Na própria Esplanada dos Ministérios, há cinco ministros investigados ou denunciados por supostas fraudes, desvios de dinheiro público ou enriquecimento ilícito relacionados a suas atuações pretéritas. As suspeitas não poupam nem os ministros mais poderosos. Tarcísio Gomes, da Infraestrutura, responde a uma ação de improbidade movida pelo Ministério Público Federal de Alagoas por suposto dano ao erário de 26 milhões de reais em um contrato para obras na BR-104 assinado por ele em 2013, quando era diretor do Departamento Nacional de Infraestrutura de Transportes, no governo Dilma.
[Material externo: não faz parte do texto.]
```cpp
template <int KS, int STRIDE, int MT, int CC>
__global__ __launch_bounds__(RVSR_WG, 2) void conv_fwd_kernel(const ConvFwdParams p) {
    constexpr int T = KS * KS, PAD = KS / 2, TH = 8, TW = 32;
    constexpr int IH = (TH - 1) * STRIDE + KS, IW = (TW - 1) * STRIDE + KS;
    constexpr int MP = MT * 32, MPP = MP + 1;
    extern __shared__ __attribute__((aligned(16))) float smem[];
    float* xs = smem;
    float* ws = smem + CC * IH * IW;
    const int tid = threadIdx.x, lane = tid & 63, wave = tid >> 6, lo = lane & 31, hi = lane >> 5;
    const int tx = blockIdx.x % p.ntx, ty = blockIdx.x / p.ntx;
    const int x0 = tx * TW, y0 = ty * TH, mb = blockIdx.y, b = blockIdx.z;
    const int Ctot = p.in.a.C + p.in.b.C;

    f32x16 acc[MT][2];
#pragma unroll
    for (int m = 0; m < MT; ++m) {
        acc[m][0] = zero16();
        acc[m][1] = zero16();
    }

    for (int c0 = 0; c0 < Ctot; c0 += CC) {
// ... 302 lines not shown
                                   const float* bias, const float* residual, float* out1, int Co1, float* out2,
                                   int Co2, int B, int ksize, int stride, int w_mode, int act, float slope,
                                   int pixel_shuffle, int Hout, int Wout, void* workspace, size_t workspace_bytes,
                                   void* stream) {
    ConvFwdParams p;
    const int rc = conv_fwd_params(p, x1, C1, x2, C2, xact, xact_slope, in_mode, Hs, Ws, weight, bias, residual, out1, Co1, out2, Co2, B,
                                   ksize, stride, w_mode, act, slope, pixel_shuffle, Hout, Wout);
    if (rc) return rc;
    const ConvFwdPlan q = conv_fwd_plan(p, ksize, stride, rvsr_gemm_mode_now());
    if (q.rc) return conv_fwd_refuse(q);
    hipStream_t st = (hipStream_t)stream;
    switch (q.family) {
        case CONV_FWD_THIN: return rvsr_launch_conv_fwd_thin(p, q, st);
        case CONV_FWD_F32: return launch_fwd(p, q, ksize, stride, st);
        default: return rvsr_launch_conv_fwd2(p, q, ksize, stride, workspace, workspace_bytes, st);
    }
}
extern "C" int rvsr_conv2d_forward_plan(const float* x1, int C1, const float* x2, int C2, const float* xact,
                                        float xact_slope, int in_mode, int Hs, int Ws, const float* weight,
                                        const float* bias, const float* residual, float* out1, int Co1, float* out2,
                                        int Co2, int B, int ksize, int stride, int w_mode, int act, float slope,
                                        int pixel_shuffle, int Hout, int Wout, int* plan) {
    ConvFwdParams p;
    const int rc = conv_fwd_params(p, x1, C1, x2, C2, xact, xact_slope, in_mode, Hs, Ws, weight, bias, residual, out1, Co1, out2, Co2, B,
                                   ksize, stride, w_mode, act, slope, pixel_shuffle, Hout, Wout);
    if (rc) return rc;
    const ConvFwdPlan q = conv_fwd_plan(p, ksize, stride, rvsr_gemm_mode_now());
    const int row[14] = {q.family, q.mt, q.vec, q.wide, q.nt, q.act_in, q.cc, q.vec4, q.th, q.tw, (int)q.gx, (int)q.gy, (int)q.gz, (int)q.lds};
    for (int i = 0; plan && i < 14; ++i) plan[i] = row[i];
    return q.rc ? conv_fwd_refuse(q) : RVSR_OK;
}

int rvsr_g_gemm_mode = 0;
thread_local int rvsr_t_gemm_mode = -1;
extern "C" void rvsr_set_gemm_mode(int mode) { rvsr_g_gemm_mode = (mode >= 0 && mode <= 3) ? mode : 0; }
extern "C" void rvsr_set_gemm_mode_thread(int mode) { rvsr_t_gemm_mode = (mode >= 0 && mode <= 3) ? mode : -1; }
extern "C" int rvsr_get_gemm_mode() { return rvsr_gemm_mode_now(); }
extern "C" size_t rvsr_conv2d_forward_workspace_bytes(int C1, int C2, int Co, int ksize) {
    return rvsr_conv_fwd2_workspace_bytes(ksize, Co, C1 + C2);
}

extern "C" size_t rvsr_conv2d_wgrad_workspace_bytes(int C1, int C2, int Co, int B, int ksize, int stride, int Hout,
                                                    int Wout) {
    const size_t P = conv_wgrad_max_P(ksize, stride, B, Hout, Wout, Co, C1 + C2);
    return sizeof(float) * P * ((size_t)Co * (C1 + C2) * ksize * ksize + Co);
}

template <int KS, int STRIDE, int CCW>
static int launch_wgrad(const ConvWgradParams& p, int gy, int gz, hipStream_t st) {
    constexpr int IH = 3 * STRIDE + KS, IW = 31 * STRIDE + KS, CS = (IH * IW) | 1;
    return rvsr_conv_launch("conv_wgrad", conv_wgrad_kernel<KS, STRIDE, CCW>, dim3(p.P, gy, gz), RVSR_WG, sizeof(float) * (128 * 65 + CCW * CS), st, p);
}

extern "C" int rvsr_conv2d_backward_weight(const float* x1, int C1, const float* x2, int C2, int Hin, int Win,
                                           const float* gout, const float* gact, float gact_slope, int g_mode,
                                           int Gs_h, int Gs_w, float* grad_weight, float* grad_bias, int Co, int B,
                                           int ksize, int stride, int Hout, int Wout, int accumulate, void* workspace,
                                           size_t workspace_bytes, void* stream) {
    if (!x1 || !gout || !grad_weight || B <= 0) FAIL(RVSR_ERR_BAD_ARG, "conv2d_backward_weight: null/empty argument");
    if ((x2 == nullptr) != (C2 == 0)) FAIL(RVSR_ERR_BAD_ARG, "conv2d_backward_weight: x2/C2 disagree");
    if (ksize != 1 && ksize != 3 && ksize != 5) FAIL(RVSR_ERR_UNSUPPORTED, "conv2d_backward_weight: kernel size %d", ksize);
    if (stride != 1 && !(stride == 2 && ksize != 1)) FAIL(RVSR_ERR_UNSUPPORTED, "conv2d_backward_weight: stride %d", stride);
    if (g_mode != 0 && g_mode != 2) FAIL(RVSR_ERR_UNSUPPORTED, "conv2d_backward_weight: gradient view mode %d", g_mode);
    const size_t need = rvsr_conv2d_wgrad_workspace_bytes(C1, C2, Co, B, ksize, stride, Hout, Wout);
    if (!workspace || workspace_bytes < need)
        FAIL(RVSR_ERR_WORKSPACE, "conv2d_backward_weight: workspace %zu B < %zu B", workspace_bytes, need);
    ConvWgradParams p;
    make_view(p.x.a, x1, nullptr, 0.f, C1, Hin, Win, 0, 0, 0);
    make_view(p.x.b, x2, nullptr, 0.f, C2, Hin, Win, 0, 0, 0);
    if (make_view(p.g, gout, gact, gact_slope, Co, Gs_h, Gs_w, g_mode, 0, 0) || p.g.Hv != Hout || p.g.Wv != Wout)
        FAIL(RVSR_ERR_BAD_ARG, "conv2d_backward_weight: gradient view %dx%d (mode %d) vs output %dx%d", Gs_h, Gs_w, g_mode,
             Hout, Wout);
    const int pad = ksize / 2;
    if ((Hin + 2 * pad - ksize) / stride + 1 != Hout || (Win + 2 * pad - ksize) / stride + 1 != Wout)
        FAIL(RVSR_ERR_BAD_ARG, "conv2d_backward_weight: input %dx%d does not give output %dx%d", Hin, Win, Hout, Wout);
    p.B = B;
    p.Co = Co;
    p.Hout = Hout;
    p.Wout = Wout;
    p.ntx = (Wout + 31) / 32;
    p.nty = (Hout + 3) / 4;
    p.ring = 0;
    const ConvWgradPlan q = conv_wgrad_plan(p, ksize, stride, rvsr_gemm_mode_now());
    const size_t nw = (size_t)Co * (C1 + C2) * ksize * ksize;
    p.P = q.P;
    p.part = (float*)workspace;
    p.bpart = grad_bias ? p.part + (size_t)p.P * nw : nullptr;
    hipStream_t st = (hipStream_t)stream;
    int rc = RVSR_ERR_UNSUPPORTED;
    switch (q.family) {
        case CONV_WGRAD_THIN: rc = rvsr_launch_conv_wgrad_thin(p, st); break;
        case CONV_WGRAD2: rc = rvsr_launch_conv_wgrad2(p, q.gy, q.gz, st); break;
        case CONV_WGRAD5: rc = rvsr_launch_conv_wgrad5(p, stride, q.gy, q.gz, st); break;
        case CONV_WGRAD_F32_5: rc = stride == 1 ? launch_wgrad<5, 1, 16>(p, q.gy, q.gz, st) : launch_wgrad<5, 2, 16>(p, q.gy, q.gz, st); break;
        case CONV_WGRAD_1X1: rc = rvsr_launch_conv_wgrad1x1(p, q.gy, q.gz, st); break;
        case CONV_WGRAD_F32_3S1: rc = launch_wgrad<3, 1, 64>(p, q.gy, q.gz, st); break;
        case CONV_WGRAD_S2: rc = rvsr_launch_conv_wgrad_s2(p, q.gy, q.gz, st); break;
        case CONV_WGRAD_F32_3S2: rc = launch_wgrad<3, 2, 32>(p, q.gy, q.gz, st); break;
        case CONV_WGRAD_F32_1: rc = launch_wgrad<1, 1, 64>(p, q.gy, q.gz, st); break;
    }
    if (rc) return rc;
    rvsr_launch_reduce(p.part, p.P, nw, grad_weight, accumulate, st, p.bpart, (size_t)Co, grad_bias);
    hipError_t e = hipGetLastError();
    if (e != hipSuccess) FAIL(RVSR_ERR_LAUNCH, "conv_wgrad reduce launch: %s", hipGetErrorString(e));
    return RVSR_OK;
}
```

realvsr_amd/csrc/conv_plan.h:

```cpp
#pragma once
#include "conv_common.h"

static inline bool conv_al16(const void* a, const void* b = nullptr, const void* c = nullptr, const void* d = nullptr) {
    return ((((uintptr_t)a) | ((uintptr_t)b) | ((uintptr_t)c) | ((uintptr_t)d)) & 15) == 0;
}
static inline bool conv_span_ok(size_t H, size_t W, size_t C) { return sizeof(float) * H * W * C < ((size_t)1 << 31); }


enum ConvFwdFamily {
    CONV_FWD_THIN = 0,
    CONV_FWD5 = 1,
    CONV_FWD2 = 2,
    CONV_FWD_F32 = 3,
};

struct ConvFwdPlan {
    int rc;
    const char* msg;
    int family;
    int mt;
    int vec;
    int wide;
    int nt;
    int act_in;
// ... 70 lines not shown
        q.cc = ksize == 1 ? 32 : ksize == 3 ? (stride == 1 ? (wide_m ? 8 : 16) : (wide_m ? 4 : 8)) : (stride == 1 ? (wide_m ? 4 : 8) : 4);
        const int IH = 7 * stride + ksize, IW = 31 * stride + ksize;
        q.lds = sizeof(float) * ((size_t)q.cc * IH * IW + (size_t)T * q.cc * (q.mt * 32 + 1));
        q.gx = (unsigned)(ntx * nty8);
        q.gy = (unsigned)((p.Co + q.mt * 32 - 1) / (q.mt * 32));
        q.gz = (unsigned)p.B;
        return q;
    }
    q.vec4 = (p.Wout % 4 == 0) && conv_al16(p.out1, p.res) && !p.ps && p.out2 == nullptr && conv_span_ok(p.Hout, p.Wout, p.Co);
    q.cc = ccg;
    q.gy = q.gz = 1;
    long items = (long)nmb * p.B;
    if (ksize != 3 || stride != 1) {
        q.family = CONV_FWD2;
        const int IH = 7 * stride + ksize, IW = 31 * stride + ksize;
        q.lds = (size_t)16 * (2 * (2 * ccg) * IH * IW + 2 * T * (2 * ccg) * (q.mt * 32)) + sizeof(float) * q.mt * 32;
        items *= (long)ntx * nty8;
        const int slots = 256 * (q.lds > 80 * 1024 ? 1 : 2);
        q.gx = (unsigned)(items < slots ? items : slots);
        return q;
    }
    q.family = CONV_FWD5;
    const bool al = conv_al16(va.p, va.act, vb.p);
    if (va.mode == 0 && va.Ws % 4 == 0 && va.Wv == va.Ws && al && conv_span_ok(va.Hs, va.Ws, va.C > vb.C ? va.C : vb.C) &&
        (vb.C == 0 || va.C % 16 == 0))
        q.vec = 1;
    else if (va.mode == 2 && vb.C == 0 && va.C % 16 == 0 && va.Wv % 4 == 0 && va.Ws == 2 * va.Wv && va.Hs == 2 * va.Hv && al &&
             conv_span_ok(va.Hs, va.Ws, va.C >> 2))
        q.vec = 2;
    else if (va.mode == 1 && vb.C == 0 && va.Wv % 4 == 0 && va.Wv == 2 * va.Ws && va.Hv <= 2 * va.Hs && va.Ws % 2 == 0 && al &&
             conv_span_ok(va.Hs, va.Ws, va.C))
        q.vec = 3;
    if (p.fmt && (q.vec != 1 || q.act_in))
        return conv_fwd_refusal("conv2d: the f16 + fp8 format needs a plain 16-byte-aligned input view with W % 4 == 0 and no act' tensor");
    const long px_n = (long)((p.Hout + 15) / 16 * 16) * ((p.Wout + 31) / 32 * 32), px_w = (long)((p.Hout + 7) / 8 * 8) * ((p.Wout + 63) / 64 * 64);
    q.wide = q.mt == 2 && q.vec == 1 && q.vec4 && px_w <= px_n;
    if (p.act == 3 && !q.wide) return conv_fwd_refusal(nullptr);
    if (p.fmt) q.nt = 4;
    else if (q.mt == 2 && q.vec != 0) q.nt = gemm_mode == 2 ? 2 : (gemm_mode == 3 ? 1 : 3);
    q.th = q.wide ? 8 : 16;
    q.tw = q.wide ? 64 : 32;
    const int NX = q.wide ? 2 * 10 * 66 : 2 * 18 * 34, WVEC = 9 * 2 * q.mt * 32;
    q.lds = (size_t)16 * (2 * 2 * NX + 2 * 2 * WVEC) + sizeof(float) * 4 * q.mt * 32 + 16;
    items *= (long)((p.Wout + q.tw - 1) / q.tw) * ((p.Hout + q.th - 1) / q.th);
    q.gx = (unsigned)(items < 256 ? items : 256);
    return q;
}

enum ConvWgradFamily {
    CONV_WGRAD_THIN = 0,
    CONV_WGRAD2,
    CONV_WGRAD5,
    CONV_WGRAD_F32_5,
    CONV_WGRAD_1X1,
    CONV_WGRAD_F32_3S1,
    CONV_WGRAD_S2,
    CONV_WGRAD_F32_3S2,
    CONV_WGRAD_F32_1,
    CONV_WGRAD_FAMILIES
};
struct ConvWgradPlan {
    int family, P, gy, gz;
};

static inline bool conv_wgrad_can(int family, int ksize, int stride, int Co) {
    switch (family) {
        case CONV_WGRAD_THIN: return ksize == 3 && stride == 1 && Co <= 4;
        case CONV_WGRAD2: case CONV_WGRAD_F32_3S1: return ksize == 3 && stride == 1;
        case CONV_WGRAD5: case CONV_WGRAD_F32_5: return ksize == 5;
        case CONV_WGRAD_S2: case CONV_WGRAD_F32_3S2: return ksize == 3 && stride == 2;
        default: return ksize == 1;
    }
}
static inline ConvWgradPlan conv_wgrad_slicing(int family, int B, int Hout, int Wout, int Co, int Ctot) {
    const long ntiles = (long)B * ((Hout + 3) / 4) * ((Wout + 31) / 32);
    long units = ntiles, slots = 256;
    int gy = (Co + 63) / 64, gz = (Ctot + 63) / 64;
    switch (family) {
        case CONV_WGRAD_THIN:
            units = (long)B * ((Hout + 3) / 4) * ((Wout + 63) / 64);
            slots = 768;
            gy = gz = 1;
            break;
        case CONV_WGRAD5:
            gy = (Co + 31) / 32;
            gz = (Ctot + 31) / 32;
            break;
        case CONV_WGRAD_F32_5:
            gz = (Ctot + 15) / 16;
            break;
        case CONV_WGRAD_S2:
            units = (long)B * Hout * ((Wout + 15) / 16);
            slots = 512;
            break;
        case CONV_WGRAD_F32_3S2:
            gz = (Ctot + 31) / 32;
            break;
        case CONV_WGRAD_1X1: case CONV_WGRAD_F32_1:
            slots = 1024;
            break;
        default:
            break;
    }
    long P = slots / ((long)gy * gz);
    if (P < 1) P = 1;
    if (P > units) P = units;
    return {family, (int)P, gy, gz};
}
static inline int conv_wgrad_max_P(int ksize, int stride, int B, int Hout, int Wout, int Co, int Ctot) {
    int P = 0;
    for (int f = 0; f < CONV_WGRAD_FAMILIES; ++f)
        if (conv_wgrad_can(f, ksize, stride, Co)) {
            const int Pf = conv_wgrad_slicing(f, B, Hout, Wout, Co, Ctot).P;
            if (Pf > P) P = Pf;
        }
    return P;
}

static inline ConvWgradPlan conv_wgrad_plan(const ConvWgradParams& p, int ksize, int stride, int gemm_mode) {
    const int C1 = p.x.a.C, C2 = p.x.b.C, Ctot = C1 + C2;
    const bool al = conv_al16(p.x.a.p, p.x.b.p, p.g.p, p.g.act), split = gemm_mode != 1, plain_g = p.g.mode == 0;
    const auto takes = [&](int family) {
        switch (family) {
            case CONV_WGRAD_THIN:
                return C2 == 0 && C1 % 16 == 0 && plain_g && p.Wout % 4 == 0 && al && conv_span_ok(p.Hout, p.Wout, C1);
            case CONV_WGRAD2:
                return split && p.Wout % 4 == 0 && al && conv_span_ok(p.Hout, p.Wout, p.Co > Ctot ? p.Co : Ctot) && (C2 == 0 || C1 % 64 == 0);
            case CONV_WGRAD5: return split;
            case CONV_WGRAD_1X1: return split && plain_g && (p.Hout * p.Wout) % 8 == 0 && al;
            case CONV_WGRAD_S2: return split && C2 == 0 && plain_g && p.Wout % 8 == 0 && p.x.a.Ws % 4 == 0 && al;
            default: return true;
        }
    };
    for (int f = 0; f < CONV_WGRAD_FAMILIES; ++f)
        if (conv_wgrad_can(f, ksize, stride, p.Co) && takes(f)) return conv_wgrad_slicing(f, p.B, p.Hout, p.Wout, p.Co, Ctot);
    return {-1, 0, 0, 0};
}
```

Measured before the change: 81.42 HR frames/s.

## Add wide-channel 1x1 weight-gradient kernel with LDS staging and prefetch

Adds a 512-thread 1x1 conv weight-gradient kernel. Each block covers 64 output channels by up to 320 input channels, stages bf16 hi/lo splits of the gradient and input tiles in LDS, and prefetches the next pixel tile through buffer loads while the current one runs bf16x3 MFMAs. It is placed ahead of the existing 1x1 family in the planner, with its own slicing rules, and a plan-query API is exposed. The aim is more reuse of each gradient tile across many input channels and loads hidden behind compute. In exchange, occupancy drops to one block per CU and there are fewer partial slices to reduce.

Já o ministro do Turismo, Marcelo Álvaro Antônio, foi denunciado pelo Ministério Público de Minas Gerais no suposto esquema das candidaturas laranjas do PSL em 2018, enquanto Rogério Marinho, titular do Desenvolvimento Regional, responde a uma ação penal no Rio Grande do Norte por suposto desvio de dinheiro da Câmara Municipal de Natal por meio de funcionários fantasmas, entre 2005 e 2006. Sobre o ministro Ricardo Salles, do Meio Ambiente, ainda pesa um inquérito sobre suposto enriquecimento ilícito no período em ele intercalou a atuação de advogado com cargos no governo de Geraldo Alckmin, do PSDB, em São Paulo.

A principal receita adotada pela classe política para “acabar” com escândalos de corrupção continua sendo aparelhar instituições de controle, enfraquecer os mecanismos de fiscalização e amputar investigações para que nada venha à tona. É o velho normal de volta. A diferença é que os alvos de agora passaram a ser amigos do rei – e o rei ainda finge que não é com ele.